───── DATA SHOWN ─────
struct NetRun {
    b2k::NetArgs args{};
    int ctas = 0;
    int first_op = 0, last_op = 0;
    void* d_blob = nullptr;
    ~NetRun() {
        if (d_blob) cudaFree(d_blob);
    }
};

struct Launch {
    LKind kind;
    std::string name;
    double flops = 0, bytes = 0;
    b2k::ConvLaunch conv;
    b2k::SimtConvArgs simt;
    const void* in = nullptr;
    void* out = nullptr;
    const void* w = nullptr;
    const float* bias = nullptr;
    int in_binding = -1, out_binding = -1;
    bool src_half = false;
    int max_blocks = 0;
    int side_join = -1;
    std::shared_ptr<NetRun> net;
    b2k::TailArgs tail{};
    b2k::I8ConvLaunch i8{};
    float qscale = 0.f;
    int C_in_phys = 0;
    bool net_member = false;
    int N = 0, C = 0, H = 0, W = 0, C_phys = 0, Ho = 0, Wo = 0, k = 0, stride = 0, pad = 0, K = 0, Cout = 0;
};

struct Segment {
    int begin = 0, end = 0;
    bool graphable = false;
    cudaGraphExec_t exec = nullptr;
};
struct BindPatch {
    int launch = -1;
    cudaGraphNode_t node = nullptr;
    cudaKernelNodeParams np{};
    std::vector<void*> params;
    int n_params = 0;
    int in_index = -1, out_index = -1;
    void* in_value = nullptr;
    void* out_value = nullptr;
    b2k::TailArgs tail{};
    bool is_tail = false;
};
struct Plan {
    int batch = 0;
    bool has_net = false;
    std::vector<Launch> launches;
    std::vector<Segment> segments;
    bool graph_failed = false;
    cudaGraph_t graph = nullptr;
    cudaGraphExec_t exec = nullptr;
    std::vector<BindPatch> patches;
    ~Plan() {
        for (Segment& sg : segments)
            if (sg.exec) cudaGraphExecDestroy(sg.exec);
        if (exec) cudaGraphExecDestroy(exec);
        if (graph) cudaGraphDestroy(graph);
    }
};

}

struct ConvConfig {
    int bn, stages, splits;
    double est_us;
    int sps = 1;
    int ws = 0;
    int cn = 1;
    int halo = 0;
};
static bool stage_depth_useful(int bn, int kb, int st, int kpc) {
    const int stgs[4] = {1, 2, 4, 8};
    int cover = 0, deepest = 0;
// ... 14 lines not shown
    void* user = nullptr;
};

struct b2_engine {
    b2_runtime* rt = nullptr;
    b2_alloc_fn alloc = nullptr;
    b2_free_fn free_ = nullptr;
    void* alloc_user = nullptr;
    std::string name;
    int precision = 0, max_batch = 0;
    std::vector<Tensor> tensors;
    std::vector<Op> ops;
    std::vector<Binding> bindings;
    uint8_t* d_payload = nullptr;
    size_t payload_bytes = 0;
    size_t arena_bytes = 0;
    size_t act_bytes = 0;
    int device = -1;
    bool inspect_only = false;
    double flops_per_item = 0;
    std::mutex tune_mutex;
    std::mutex tune_run_mutex;
    std::map<std::pair<int, int>, ConvConfig> tuned;
    bool tune_cache_loaded = false;
    std::map<int, float> requant_r;
    bool tactics_from_plan = false;
    bool tuned_at_load = false;
    bool half() const { return precision != B2_PREC_FP32; }
    bool int8() const { return precision == B2_PREC_INT8; }
};

struct b2_context {
    b2_engine* e = nullptr;
    uint8_t* scratch = nullptr;
    struct ScratchState {
        std::map<int, std::unique_ptr<Plan>> plans;
    };
    std::map<uint8_t*, ScratchState> states;
    ScratchState* cur = nullptr;
    int* d_counters = nullptr;
    int use_graph = 1;
    int force_simt = 0;
    int force_im2col = 0;
    int force_bn = 0;
    int force_stages = 0;
    int force_splits = 0;
    int force_sps = 0;
    int force_halo = 0;
    int force_cn = 0;
    int force_ws = 0;
    int pdl_trigger = 1;
    int no_pack = 0;
    int no_fold = 0;
    int autotune = 4;
    int fork = 0;
    int net = 0;
    int net_ctas = 0;
    int net_bn = 0;
    int net_stages = 0;
    int i8_bn = 0;
    int i8_stages = 0;
    int fuse_tail = 1;
    int input_ctas = 0;
    int* d_tail_ctrl = nullptr;
    cudaStream_t side = nullptr;
    cudaEvent_t fork_ev = nullptr, join_ev = nullptr;
};

namespace {

std::string fixed_str(const char* p, size_t n) {
    size_t len = 0;
    while (len < n && p[len]) ++len;
    return std::string(p, len);
}

int parse_blob(const void* blob, size_t nbytes, b2_engine* e, const uint8_t** payload) {
    using namespace b2plan;
    if (!blob || nbytes < sizeof(Header)) return fail(B2_EINVAL, "plan: blob too small (%zu bytes)", nbytes);
    const uint8_t* base = static_cast<const uint8_t*>(blob);
    Header h;
    memcpy(&h, base, sizeof h);
    if (memcmp(h.magic, kMagic, 8) != 0) return fail(B2_EINVAL, "plan: bad magic (not a B2ENGINE blob)");
    if (h.version != kVersion) return fail(B2_EINVAL, "plan: version %u, this library reads %u", h.version, kVersion);
    if (h.precision > 2) return fail(B2_EINVAL, "plan: unknown precision %u", h.precision);
    if (h.max_batch == 0 || h.max_batch > 4096) return fail(B2_EINVAL, "plan: bad max_batch %u", h.max_batch);
    const size_t tbl = sizeof(Header) + size_t(h.n_tensors) * sizeof(TensorRec) + size_t(h.n_ops) * sizeof(OpRec) +
                       size_t(h.n_bindings) * sizeof(BindingRec);
    if (tbl > nbytes || h.payload_offset < tbl || h.payload_offset > nbytes || h.payload_bytes > nbytes - h.payload_offset)
        return fail(B2_EINVAL, "plan: truncated (tables %zu, payload %llu+%llu, blob %zu)", tbl,
                    (unsigned long long)h.payload_offset, (unsigned long long)h.payload_bytes, nbytes);
    e->name = fixed_str(h.name, 64);
    e->precision = h.precision;
    e->max_batch = h.max_batch;
    e->payload_bytes = h.payload_bytes;
    const size_t elt = h.precision == B2_PREC_FP32 ? 4 : 2;
    const uint8_t* p = base + sizeof(Header);
    for (uint32_t i = 0; i < h.n_tensors; ++i, p += sizeof(TensorRec)) {
        TensorRec r;
        memcpy(&r, p, sizeof r);
        Tensor t;
        t.name = fixed_str(r.name, 64);
        t.kind = r.kind;
        t.h = r.h, t.w = r.w, t.c = r.c, t.c_phys = r.c_phys;
        t.binding = r.binding;
        t.scale = h.precision == B2_PREC_INT8 ? r.scale : 0.f;
// ... 228 lines not shown
    if (g_driver_version <= 13010 && img_bytes * uint64_t(N) < 131072)
        reinterpret_cast<uint64_t*>(map)[1] &= ~(1ull << 21);
    return B2_OK;
}

static int g_sms = 132;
─────
THE PROBLEM —
Copy out only the lines of the records above from the one with "int force_halo = 0;" through the one with "cudaStream_t side = nullptr;", exactly as they stand, both included.

EXPECTED ANSWER —
    int force_halo = 0;
    int force_cn = 0;
    int force_ws = 0;
    int pdl_trigger = 1;
    int no_pack = 0;
    int no_fold = 0;
    int autotune = 4;
    int fork = 0;
    int net = 0;
    int net_ctas = 0;
    int net_bn = 0;
    int net_stages = 0;
    int i8_bn = 0;
    int i8_stages = 0;
    int fuse_tail = 1;
    int input_ctas = 0;
    int* d_tail_ctrl = nullptr;
    cudaStream_t side = nullptr;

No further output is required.